DEA: U.S. drug traffic funded Mideast terrorists
WASHINGTON (CNN) -- Federal investigators said Monday they have evidence that Middle East terrorist organizations have benefited financially from an illegal drug operation in the United States.
Drug Enforcement Administration officials said an ongoing investigation into a widespread methamphetamine operation found perhaps "millions of dollars" were being laundered illegally to overseas bank accounts connected to known terror groups in countries such as Yemen and Lebanon.
Authorities have made dozens of arrests in the United States since the drug ring was broken up in January, but none of those people have been charged with any terrorism-related offenses, according to the DEA.

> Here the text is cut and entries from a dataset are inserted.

# JeffreyXiang/ivid

Hardware: NVIDIA H100
Metric: 128x128 RGBD multiview samples/sec (higher is better)
Workload: dtype fp16 tensor-core operands, fp32 accumulate / residual stream / GroupNorm / softmax / sampler

## Files before the change

ivid_b200/csrc/elementwise.cuh:

```cuda
#pragma once
#include "common.cuh"

namespace ivid {

constexpr int kStatsPixPerBlock = 256;

__global__ void __launch_bounds__(256) gn_stats_kernel(const float* __restrict__ x, double* __restrict__ stats,
                                                       int HW, int C) {
  __shared__ float sred[256 * 8];
  const int n = blockIdx.y;
  const int c4 = C >> 2;
  const int cols = c4 < 256 ? c4 : 256;
  const int rows = 256 / cols;
  const int tx = threadIdx.x % cols;
  const int ty = threadIdx.x / cols;
  const int p0 = blockIdx.x * kStatsPixPerBlock;
  const int p1 = min(p0 + kStatsPixPerBlock, HW);
  const float* base = x + (static_cast<size_t>(n) * HW) * C;
  for (int cc = tx; cc < c4; cc += cols) {
    float s[4] = {0.f, 0.f, 0.f, 0.f}, q[4] = {0.f, 0.f, 0.f, 0.f};
    if (ty < rows) {
      for (int p = p0 + ty; p < p1; p += rows) {
        const float4 v = ldg_f4(base + static_cast<size_t>(p) * C + cc * 4);
        s[0] += v.x; s[1] += v.y; s[2] += v.z; s[3] += v.w;
        q[0] += v.x * v.x; q[1] += v.y * v.y; q[2] += v.z * v.z; q[3] += v.w * v.w;
      }
    }
    float* sm = sred;
    if (ty < rows) {
#pragma unroll
      for (int j = 0; j < 4; ++j) {
        sm[(ty * cols + tx) * 8 + j] = s[j];
        sm[(ty * cols + tx) * 8 + 4 + j] = q[j];
      }
    }
    __syncthreads();
    if (ty == 0) {
      double ds[4], dq[4];
#pragma unroll
      for (int j = 0; j < 4; ++j) { ds[j] = 0.0; dq[j] = 0.0; }
      for (int r = 0; r < rows; ++r) {
#pragma unroll
        for (int j = 0; j < 4; ++j) {
          ds[j] += static_cast<double>(sm[(r * cols + tx) * 8 + j]);
          dq[j] += static_cast<double>(sm[(r * cols + tx) * 8 + 4 + j]);
        }
      }
      double* o = stats + (static_cast<size_t>(n) * C + cc * 4) * 2;
#pragma unroll
      for (int j = 0; j < 4; ++j) {
        atomicAdd(o + 2 * j, ds[j]);
        atomicAdd(o + 2 * j + 1, dq[j]);
      }
    }
    __syncthreads();
  }
}

struct GnApplyParams {
  const float* x0; const float* x1;
  const __half* x0h; const __half* x1h;
  int C0, C1;
  int N, H, W;
  int mode;
  int silu;
  const double* stats0; const double* stats1;
  int groups; double inv_count; float eps;
  const float* gamma; const float* beta;
  const float* film; int film_ld, film_off;
  int film_add;
  int pix_per_block;
  __half* out_act;
  __half* out_lo;
  __half* out_raw16;
  float* out_raw32;
  uint8_t* out_act8;
};

template <bool kF8> struct Act8 { using T = uint4; };
template <> struct Act8<true> { using T = uint2; };
template <bool kF8>
__device__ __forceinline__ typename Act8<kF8>::T pack_act8(const float (&a)[8]) {
  if constexpr (kF8) {
    uint2 pk;
    pk.x = pack_e4m3x2(a[0], a[1]) | (static_cast<uint32_t>(pack_e4m3x2(a[2], a[3])) << 16);
    pk.y = pack_e4m3x2(a[4], a[5]) | (static_cast<uint32_t>(pack_e4m3x2(a[6], a[7])) << 16);
    return pk;
  } else {
    uint4 pk;
    pk.x = pack_h2(a[0], a[1]); pk.y = pack_h2(a[2], a[3]);
    pk.z = pack_h2(a[4], a[5]); pk.w = pack_h2(a[6], a[7]);
    return pk;
  }
}
template <bool kF8>
__device__ __forceinline__ void store_act8(const GnApplyParams& p, size_t o, const typename Act8<kF8>::T& v) {
  if constexpr (kF8) *reinterpret_cast<uint2*>(p.out_act8 + o) = v;
  else *reinterpret_cast<uint4*>(p.out_act + o) = v;
}

__device__ __forceinline__ void load8(const GnApplyParams& p, int n, int h, int w, int c, float (&v)[8]) {
  if (p.x0h != nullptr) {
    const __half* hs; int hc, hl;
    if (c < p.C0) { hs = p.x0h; hc = c; hl = p.C0; } else { hs = p.x1h; hc = c - p.C0; hl = p.C1; }
    const uint4 u = __ldg(reinterpret_cast<const uint4*>(hs + ((static_cast<size_t>(n) * p.H + h) * p.W + w) * hl + hc));
    const __half2* h2 = reinterpret_cast<const __half2*>(&u);
#pragma unroll
    for (int j = 0; j < 4; ++j) { const float2 f = __half22float2(h2[j]); v[2 * j] = f.x; v[2 * j + 1] = f.y; }
    return;
  }
  const float* src;
  int cc, ld;
  if (c < p.C0) { src = p.x0; cc = c; ld = p.C0; } else { src = p.x1; cc = c - p.C0; ld = p.C1; }
  const float* q = src + ((static_cast<size_t>(n) * p.H + h) * p.W + w) * ld + cc;
  const float4 a = ldg_f4(q), b = ldg_f4(q + 4);
  v[0] = a.x; v[1] = a.y; v[2] = a.z; v[3] = a.w; v[4] = b.x; v[5] = b.y; v[6] = b.z; v[7] = b.w;
}

__device__ __forceinline__ void gn_block_pos(const GnApplyParams&, int& n, int& bx) {
  n = static_cast<int>(blockIdx.y);
  bx = static_cast<int>(blockIdx.x);
}

__device__ __forceinline__ void gn_prologue(const GnApplyParams& p, float* s_ab, float* s_mean, float* s_rstd) {
  const int C = p.C0 + p.C1;
  int n, bx_unused;
  gn_block_pos(p, n, bx_unused);
  const int cpg = C / p.groups;
  if ((cpg & (cpg - 1)) == 0 && cpg <= 32 && C % 32 == 0 && C <= 4 * 256 && blockDim.x == 256) {
    constexpr int PF = 4;
    double2 st[PF];
    float pg[PF], pb[PF], psc[PF], psh[PF];
#pragma unroll
    for (int i = 0; i < PF; ++i) {
      const int c = threadIdx.x + i * 256;
      if (c < C) {
        const double* sp = (c < p.C0) ? p.stats0 + (static_cast<size_t>(n) * p.C0 + c) * 2
                                      : p.stats1 + (static_cast<size_t>(n) * p.C1 + (c - p.C0)) * 2;
        st[i] = *reinterpret_cast<const double2*>(sp);
        pg[i] = p.gamma[c];
        pb[i] = p.beta[c];
        if (p.film != nullptr) {
          psc[i] = p.film[static_cast<size_t>(n) * p.film_ld + p.film_off + c];
          psh[i] = p.film_add ? 0.f : p.film[static_cast<size_t>(n) * p.film_ld + p.film_off + C + c];
          if (p.film_add) {
            const double e = static_cast<double>(psc[i]), hw = 1.0 / p.inv_count;
            const double S = st[i].x;
            st[i].x = S + hw * e;
            st[i].y = st[i].y + 2.0 * e * S + hw * e * e;
          }
        }
      }
    }
    const double cnt_inv = p.inv_count / cpg;
#pragma unroll
    for (int i = 0; i < PF; ++i) {
      const int c = threadIdx.x + i * 256;
      if (c < C) {
        double sm = st[i].x, q = st[i].y;
        for (int off = 1; off < cpg; off <<= 1) {
          sm += __shfl_xor_sync(0xffffffffu, sm, off);
          q += __shfl_xor_sync(0xffffffffu, q, off);
        }
        const double mean = sm * cnt_inv;
        double var = q * cnt_inv - mean * mean;
        if (var < 0.0) var = 0.0;
        const float rstd = static_cast<float>(1.0 / sqrt(var + static_cast<double>(p.eps)));
        const float a0 = rstd * pg[i];
        const float b0 = pb[i] - static_cast<float>(mean) * a0;
        float av = a0, bv = b0;
        if (p.film != nullptr && p.film_add) {
          bv = fmaf(psc[i], a0, b0);
        } else if (p.film != nullptr) {
          const float sc = 1.0f + psc[i];
          av = a0 * sc;
          bv = b0 * sc + psh[i];
        }
        s_ab[(c & 7) * (C >> 3) + (c >> 3)] = av;
        s_ab[C + (c & 7) * (C >> 3) + (c >> 3)] = bv;
      }
    }
    __syncthreads();
    return;
  }
  for (int g = threadIdx.x; g < p.groups; g += blockDim.x) {
    double s = 0.0, q = 0.0;
    for (int c = g * cpg; c < (g + 1) * cpg; ++c) {
      const double* st = (c < p.C0) ? p.stats0 + (static_cast<size_t>(n) * p.C0 + c) * 2
                                    : p.stats1 + (static_cast<size_t>(n) * p.C1 + (c - p.C0)) * 2;
      double sc = st[0], qc = st[1];
      if (p.film != nullptr && p.film_add) {
        const double e = static_cast<double>(p.film[static_cast<size_t>(n) * p.film_ld + p.film_off + c]), hw = 1.0 / p.inv_count;
        qc = qc + 2.0 * e * sc + hw * e * e;
        sc = sc + hw * e;
      }
      s += sc;
      q += qc;
    }
    const double cnt_inv = p.inv_count / cpg;
    const double mean = s * cnt_inv;
    double var = q * cnt_inv - mean * mean;
    if (var < 0.0) var = 0.0;
    s_mean[g] = static_cast<float>(mean);
    s_rstd[g] = static_cast<float>(1.0 / sqrt(var + static_cast<double>(p.eps)));
  }
  __syncthreads();
  for (int c = threadIdx.x; c < C; c += blockDim.x) {
    const int g = c / cpg;
    const float a0 = s_rstd[g] * p.gamma[c];
    const float b0 = p.beta[c] - s_mean[g] * a0;
    float a = a0, b = b0;
    if (p.film != nullptr && p.film_add) {
      b = fmaf(p.film[static_cast<size_t>(n) * p.film_ld + p.film_off + c], a0, b0);
    } else if (p.film != nullptr) {
      const float sc = 1.0f + p.film[static_cast<size_t>(n) * p.film_ld + p.film_off + c];
      const float sh = p.film[static_cast<size_t>(n) * p.film_ld + p.film_off + C + c];
      a = a0 * sc;
      b = b0 * sc + sh;
    }
    s_ab[(c & 7) * (C >> 3) + (c >> 3)] = a;
    s_ab[C + (c & 7) * (C >> 3) + (c >> 3)] = b;
  }
  __syncthreads();

}

template <bool kF8 = false>
__global__ void __launch_bounds__(256, 3) gn_apply_kernel(const GnApplyParams p) {
  extern __shared__ float s_ab[];
  __shared__ float s_mean[64], s_rstd[64];
  gn_prologue(p, s_ab, s_mean, s_rstd);
  const int C = p.C0 + p.C1;
  int n, bx;
  gn_block_pos(p, n, bx);
  const int c8 = C >> 3;
  const int Ho = p.mode == 1 ? p.H * 2 : (p.mode == 2 ? p.H / 2 : p.H);
  const int Wo = p.mode == 1 ? p.W * 2 : (p.mode == 2 ? p.W / 2 : p.W);
  const int pix0 = bx * p.pix_per_block;
  if (p.mode == 1) {
    const int npix_s = min(p.pix_per_block, p.H * p.W - pix0);
    const int items_s = npix_s * c8;
    constexpr int U = 4;
    auto emit = [&](int it, const float (&raw)[8]) {
      const int cg = it % c8;
      const int pix = pix0 + it / c8;
      const int hs = pix / p.W, ws = pix - hs * p.W;
      float act[8];
#pragma unroll
      for (int j = 0; j < 8; ++j) {
        float y = fmaf(raw[j], s_ab[j * c8 + cg], s_ab[C + j * c8 + cg]);
        if (p.silu) y = silu_f(y);
        act[j] = y;
      }
      const auto pk = pack_act8<kF8>(act);
      const float4 r0 = make_float4(raw[0], raw[1], raw[2], raw[3]), r1 = make_float4(raw[4], raw[5], raw[6], raw[7]);
#pragma unroll
      for (int dy = 0; dy < 2; ++dy)
#pragma unroll
        for (int dx = 0; dx < 2; ++dx) {
          const size_t o = ((static_cast<size_t>(n) * Ho + 2 * hs + dy) * Wo + 2 * ws + dx) * C + cg * 8;
          store_act8<kF8>(p, o, pk);
          if (p.out_raw32 != nullptr) { stg_f4(p.out_raw32 + o, r0); stg_f4(p.out_raw32 + o + 4, r1); }
        }
    };
    int it0 = threadIdx.x;
    for (; it0 + (U - 1) * 256 < items_s; it0 += U * 256) {
      float raw[U][8];
#pragma unroll
      for (int u = 0; u < U; ++u) {
        const int it = it0 + u * 256;
        const int pix = pix0 + it / c8;
        load8(p, n, pix / p.W, pix % p.W, (it % c8) * 8, raw[u]);
      }
#pragma unroll
      for (int u = 0; u < U; ++u) emit(it0 + u * 256, raw[u]);
    }
    for (int it = it0; it < items_s; it += 256) {
      float raw[8];
      const int pix = pix0 + it / c8;
      load8(p, n, pix / p.W, pix % p.W, (it % c8) * 8, raw);
      emit(it, raw);
    }
    return;
  }
  const int npix = min(p.pix_per_block, Ho * Wo - pix0);
  const int items = npix * c8;
  int it0 = threadIdx.x;
  if (p.mode == 0) {
    constexpr int U = 4;
    for (; it0 + (U - 1) * 256 < items; it0 += U * 256) {
      float raw[U][8];
#pragma unroll
      for (int u = 0; u < U; ++u) {
        const int it = it0 + u * 256;
        const int pix = pix0 + it / c8;
        load8(p, n, pix / Wo, pix % Wo, (it % c8) * 8, raw[u]);
      }
#pragma unroll
      for (int u = 0; u < U; ++u) {
        const int it = it0 + u * 256;
        const int cg = it % c8;
        const int pix = pix0 + it / c8;
        const size_t o = (static_cast<size_t>(n) * Ho * Wo + pix) * C + cg * 8;
        float act[8];
#pragma unroll
        for (int j = 0; j < 8; ++j) {
          float y = fmaf(raw[u][j], s_ab[j * c8 + cg], s_ab[C + j * c8 + cg]);
          if (p.silu) y = silu_f(y);
          act[j] = y;
        }
        store_act8<kF8>(p, o, pack_act8<kF8>(act));
        if (p.out_raw16 != nullptr) {
          uint4 pr;
          pr.x = pack_h2(raw[u][0], raw[u][1]); pr.y = pack_h2(raw[u][2], raw[u][3]);
          pr.z = pack_h2(raw[u][4], raw[u][5]); pr.w = pack_h2(raw[u][6], raw[u][7]);
          *reinterpret_cast<uint4*>(p.out_raw16 + o) = pr;
        }
        if (p.out_raw32 != nullptr) {
          stg_f4(p.out_raw32 + o, make_float4(raw[u][0], raw[u][1], raw[u][2], raw[u][3]));
          stg_f4(p.out_raw32 + o + 4, make_float4(raw[u][4], raw[u][5], raw[u][6], raw[u][7]));
        }
      }
    }
  }
  for (int it = it0; it < items; it += blockDim.x) {
    const int cg = it % c8;
    const int pix = pix0 + it / c8;
    const int wo = pix % Wo, ho = pix / Wo;
    const int c = cg * 8;
    float A[8], B[8];
#pragma unroll
    for (int j = 0; j < 8; ++j) { A[j] = s_ab[j * c8 + cg]; B[j] = s_ab[C + j * c8 + cg]; }
    float act[8], raw[8];
    if (p.mode == 2) {
#pragma unroll
      for (int j = 0; j < 8; ++j) { act[j] = 0.f; raw[j] = 0.f; }
#pragma unroll
      for (int dy = 0; dy < 2; ++dy)
#pragma unroll
        for (int dx = 0; dx < 2; ++dx) {
          float v[8];
          load8(p, n, ho * 2 + dy, wo * 2 + dx, c, v);
#pragma unroll
          for (int j = 0; j < 8; ++j) {
            float y = fmaf(v[j], A[j], B[j]);
            if (p.silu) y = silu_f(y);
            act[j] += y;
            raw[j] += v[j];
          }
        }
#pragma unroll
      for (int j = 0; j < 8; ++j) { act[j] *= 0.25f; raw[j] *= 0.25f; }
    } else {
      const int hi = p.mode == 1 ? (ho >> 1) : ho;
      const int wi = p.mode == 1 ? (wo >> 1) : wo;
      load8(p, n, hi, wi, c, raw);
#pragma unroll
      for (int j = 0; j < 8; ++j) {
        float y = fmaf(raw[j], A[j], B[j]);
        if (p.silu) y = silu_f(y);
        act[j] = y;
      }
    }
    const size_t o = ((static_cast<size_t>(n) * Ho + ho) * Wo + wo) * C + c;
    store_act8<kF8>(p, o, pack_act8<kF8>(act));
    if (p.out_raw16 != nullptr) {
      uint4 pr;
      pr.x = pack_h2(raw[0], raw[1]); pr.y = pack_h2(raw[2], raw[3]);
      pr.z = pack_h2(raw[4], raw[5]); pr.w = pack_h2(raw[6], raw[7]);
      *reinterpret_cast<uint4*>(p.out_raw16 + o) = pr;
    }
    if (p.out_raw32 != nullptr) {
      stg_f4(p.out_raw32 + o, make_float4(raw[0], raw[1], raw[2], raw[3]));
      stg_f4(p.out_raw32 + o + 4, make_float4(raw[4], raw[5], raw[6], raw[7]));
    }
  }
}
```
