## Add ENDS variant of igemm conv with cheaper prologue and LDS-staged epilogue tables

Adds an ENDS template variant of the implicit-GEMM conv kernel that is enabled by default. The prologue issues the first weight DMA before the pixel setup and replaces per-row integer divisions with incremental pixel stepping using reciprocal-based small division. The main loop is split into separate tap and shortcut phases with specialised staging. During the last MMA step, the bias and alpha tables are DMA'd into the free LDS buffer so the epilogue reads them from LDS, and the border classes are precomputed. The goal is to shorten the prologue and epilogue latency of each tile, at the cost of more template instantiations and risk from float-based division rounding.

```diff
diff --git a/a-link_amd/csrc/conv_igemm.hip b/a-link_amd/csrc/conv_igemm.hip
--- a/a-link_amd/csrc/conv_igemm.hip
+++ b/a-link_amd/csrc/conv_igemm.hip
@@ -4,12 +4,37 @@
 
 namespace {
 
-template <typename T, int WP, int WC, bool DMA, bool SP>
+template <bool B> struct BoolTag { static constexpr bool value = B; };
+
+struct Pix { int n, oy, ox; };
+struct PixStep { int a, c, d; };
+
+__device__ __forceinline__ int small_div(int x, int d) { return (int)(((float)x + 0.5f) * __builtin_amdgcn_rcpf((float)d)); }
+
+__device__ __forceinline__ PixStep pix_step(int delta, int HoWo, int Wo) {
+    PixStep s;
+    s.a = small_div(delta, HoWo);
+    const int b = delta - s.a * HoWo;
+    s.c = small_div(b, Wo);
+    s.d = b - s.c * Wo;
+    return s;
+}
+
+__device__ __forceinline__ Pix pix_advance(Pix x, PixStep s, int Ho, int Wo) {
+    x.n += s.a; x.oy += s.c; x.ox += s.d;
+    if (x.ox >= Wo) { x.ox -= Wo; ++x.oy; }
+    if (x.oy >= Ho) { x.oy -= Ho; ++x.n; }
+    return x;
+}
+
+template <typename T, int WP, int WC, bool DMA, bool SP, bool ENDS>
 __global__ __launch_bounds__(256, 2) void conv_igemm_kernel(const ConvParams p) {
+    static_assert(!(SP && ENDS), "the split-precision forms keep the first form of the two ends");
     typedef typename Vec8<T>::type vec8;
     constexpr int BM = WP * 64, BN = WC * 64;
     constexpr int PJ = BM / 32, WJ = BN / 32;
     constexpr int TILE_BYTES = (BM + BN) * 128;
+    constexpr int TBL_ROWS = 10;
     extern __shared__ __attribute__((aligned(16))) char smem[];
 
     const int tid  = threadIdx.x;
@@ -41,9 +66,61 @@
     const T* __restrict__ gz  = (const T*)p.zero;
 
     const int chunk = (tid & 7) ^ ((tid >> 4) & 7);
+    int woff[WJ];
+#pragma unroll
+    for (int j = 0; j < WJ; ++j) woff[j] = (n0 + (tid >> 3) + 32 * j) * K + chunk * 8;
+    auto stage_w = [&](int buf, int wk_off) {
+        char* wbase = smem + buf * TILE_BYTES + BM * 128;
+#pragma unroll
+        for (int j = 0; j < WJ; ++j) {
+            const T* src = gw + (woff[j] + wk_off);
+            if constexpr (DMA) {
+                dma16(src, wbase + (wave * 8 + 32 * j) * 128);
+            } else {
+                *(uint4*)(wbase + ((tid >> 3) + 32 * j) * 128 + (tid & 7) * 16) = *(const uint4*)src;
+            }
+        }
+    };
+    const int q = lane >> 4, lr = lane & 15;
+
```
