 int launch_dconv_time_layer(const DConvTimeLayer &l, int C, int dil, int B, int Lv, int Lp, const float *x, float *y, float *hbuf,
                             double *stats, double *gram, float2 *st1, float2 *st2, hipStream_t st) {
     MI_REQUIRE(dconv_time_supported(C, Lp) && (dil == 1 || dil == 2), "dconv_time: unsupported C=%d Lp=%d dil=%d", C, Lp, dil);
     MI_REQUIRE(x != y && ((uintptr_t)x & 7) == 0 && ((uintptr_t)y & 7) == 0 && ((uintptr_t)hbuf & 7) == 0, "dconv_time: bad buffers");
-    const int H = C / 8;
-    const dim3 grid(ceil_div(Lv, 256 * kTC), B), blk(256);
-#define MI_DT(CC, HH)                                                                                                         \
-    do {                                                                                                                      \
-        if (dil == 1) hipLaunchKernelGGL((dconv_t_conv3_kernel<CC, HH, 1>), grid, blk, 0, st, l.w, x, hbuf, Lv, Lp, stats);      \
-        else hipLaunchKernelGGL((dconv_t_conv3_kernel<CC, HH, 2>), grid, blk, 0, st, l.w, x, hbuf, Lv, Lp, stats);               \
-        MI_CHECK_LAUNCH();                                                                                                    \
-        MI_TRY(launch_finalize_stats(stats, B, (double)HH * Lv, 1e-5f, 0, st1, nullptr, st));                                  \
-        hipLaunchKernelGGL((dconv_t_gram_kernel<HH>), grid, blk, 0, st, l.w, hbuf, Lv, Lp, st1, gram);                           \
-        MI_CHECK_LAUNCH();                                                                                                    \
-        hipLaunchKernelGGL(dconv_t_gram_finalize_kernel, dim3(B), dim3(64), 0, st, gram, HH, l.gram_a, l.gram_v,               \
-                           l.gram_c, l.sum_b3, l.sum_b3sq, (double)Lv, 2.0 * CC * Lv, 1e-5f, st2);                             \
-        MI_CHECK_LAUNCH();                                                                                                    \
-        hipLaunchKernelGGL((dconv_t_out_kernel<CC, HH>), grid, blk, 0, st, l.w, x, hbuf, y, Lv, Lp, st1, st2);                   \
-        MI_CHECK_LAUNCH();                                                                                                    \
-    } while (0)
-    if (C == 48) MI_DT(48, 6);
-    else MI_DT(96, 12);
-#undef MI_DT
-    (void)H;
-    return MI_OK;
-}
-
-}
+    if (C == 48) return time_layer<48, 6>(l, dil, B, Lv, Lp, x, y, hbuf, stats, gram, st1, st2, st);
+    return time_layer<96, 12>(l, dil, B, Lv, Lp, x, y, hbuf, stats, gram, st1, st2, st);
+}
+
+int launch_dconv_time_block(const DConvTimeLayer &l0, const DConvTimeLayer &l1, int C, int B, int Lv, int Lp, const float *x, float *y1,
+                            float *y2, float *hbuf, size_t hbuf_floats, double *stats, double *gram, float2 *st1a, float2 *st2a,
+                            float2 *st1b, float2 *st2b, hipStream_t st) {
+    MI_REQUIRE(dconv_time_supported(C, Lp), "dconv_time: unsupported C=%d Lp=%d", C, Lp);
+    MI_REQUIRE(x != y1 && y1 != y2 && (((uintptr_t)x | (uintptr_t)y1 | (uintptr_t)y2 | (uintptr_t)hbuf) & 7) == 0, "dconv_time: bad buffers");
+    const size_t need = 2 * (size_t)B * ((C / 8 + 3) / 4 * 4) * Lp;
+    MI_REQUIRE(hbuf_floats >= need, "dconv_time: two hidden tensors need %zu floats, the buffer holds %zu", need, hbuf_floats);
+    if (C == 48) return time_block<48, 6>(l0, l1, B, Lv, Lp, x, y1, y2, hbuf, stats, gram, st1a, st2a, st1b, st2b, st);
+    return time_block<96, 12>(l0, l1, B, Lv, Lp, x, y1, y2, hbuf, stats, gram, st1a, st2a, st1b, st2b, st);
+}
+
+}
diff --git a/demucs_amd/csrc/engine_core.h b/demucs_amd/csrc/engine_core.h
--- a/demucs_amd/csrc/engine_core.h
+++ b/demucs_amd/csrc/engine_core.h
@@ -181,6 +181,7 @@
     int make_ktab(const Gather &g, int Kpad, mi_ktab_entry **out);
     int load_dconv(const WeightTable &wt, const std::string &prefix, int C, int64_t chan_stride, int D2, bool freq, DConvW *dw, int comp = 8);
     double *dconv_gram = nullptr;
+    size_t dconv_hidden_floats = 0;
     double *dconv_gram2 = nullptr;
     size_t dconv_gram2_bytes = 0;
     bool dconv_tap_dma = false;
diff --git a/demucs_amd/csrc/engine_core.hip b/demucs_amd/csrc/engine_core.hip
--- a/demucs_amd/csrc/engine_core.hip
+++ b/demucs_amd/csrc/engine_core.hip
@@ -313,12 +313,8 @@
     if (w.has_time && g.row_mode == 0 && g.D1 == 1) {
         MI_REQUIRE(dconv_gram, "dconv: the engine set no Gram buffer for the time kernels");
         return prof.timed(102, "dconv_time_kernels", 2.0 * 2.0 * (3.0 * C * h + 2.0 * C * h) * (double)g.B * g.D2, 2.0 * 4.0 * C * (double)g.B * g.D2, st, [&] {
-            float *s = x, *dd = tmp;
-            for (int dlayer = 0; dlayer < 2; ++dlayer) {
-                MI_TRY(launch_dconv_time_layer(w.tl[dlayer], C, 1 << dlayer, g.B, g.D2, g.pitch(), s, dd, hidden, stats, dconv_gram, st1, st2, st));
-                std::swap(s, dd);
-            }
-            return (int)MI_OK;
+            return launch_dconv_time_block(w.tl[0], w.tl[1], C, g.B, g.D2, g.pitch(), x, tmp, x, hidden, dconv_hidden_floats, stats, dconv_gram,
+                                           st1, st2, st1, st2, st);
         });
     }
     const double cnt_row = g.row_mode ? (double)g.D2 : (double)g.D1 * g.D2;
diff --git a/demucs_amd/csrc/kernels.h b/demucs_amd/csrc/kernels.h
--- a/demucs_amd/csrc/kernels.h
+++ b/demucs_amd/csrc/kernels.h
@@ -94,6 +94,9 @@
 bool dconv_time_supported(int C, int Lp);
 int launch_dconv_time_layer(const DConvTimeLayer &l, int C, int dil, int B, int Lv, int Lp, const float *x, float *y, float *hbuf,
                             double *stats, double *gram, float2 *st1, float2 *st2, hipStream_t st);
+int launch_dconv_time_block(const DConvTimeLayer &l0, const DConvTimeLayer &l1, int C, int B, int Lv, int Lp, const float *x, float *y1,
+                            float *y2, float *hbuf, size_t hbuf_floats, double *stats, double *gram, float2 *st1a, float2 *st2a,
+                            float2 *st1b, float2 *st2b, hipStream_t st);
 
 int launch_conv(const mi_conv_desc &d, hipStream_t st);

"There is increasing intelligence information from the investigation ... that for the first time, illegal drug sales in the United States are going in part to support terrorist organizations in the Middle East," DEA Administrator Asa Hutchinson said in a statement.
Hezbollah, an Iranian-backed group, is among the organizations alleged to have been receiving money from the drug sales.
The DEA said it has no evidence that any of the money was linked to the September 11 terrorist attacks.
DEA officials said there is no indication so far that any terrorist groups were in control of the drug operation. Hutchinson would say only that "a significant portion of some of the drug sales" benefited Middle East terror organizations.
No exact figure was given on how much money was funneled from the drug sales to these groups, but one official said the figure was possibly "in the millions," based on the amount recovered from the methamphetamine operation.
Some 136 people have been arrested since January when the DEA announced men of Middle Eastern descent were charged with smuggling pseudoephedrine from Canada into the Midwest.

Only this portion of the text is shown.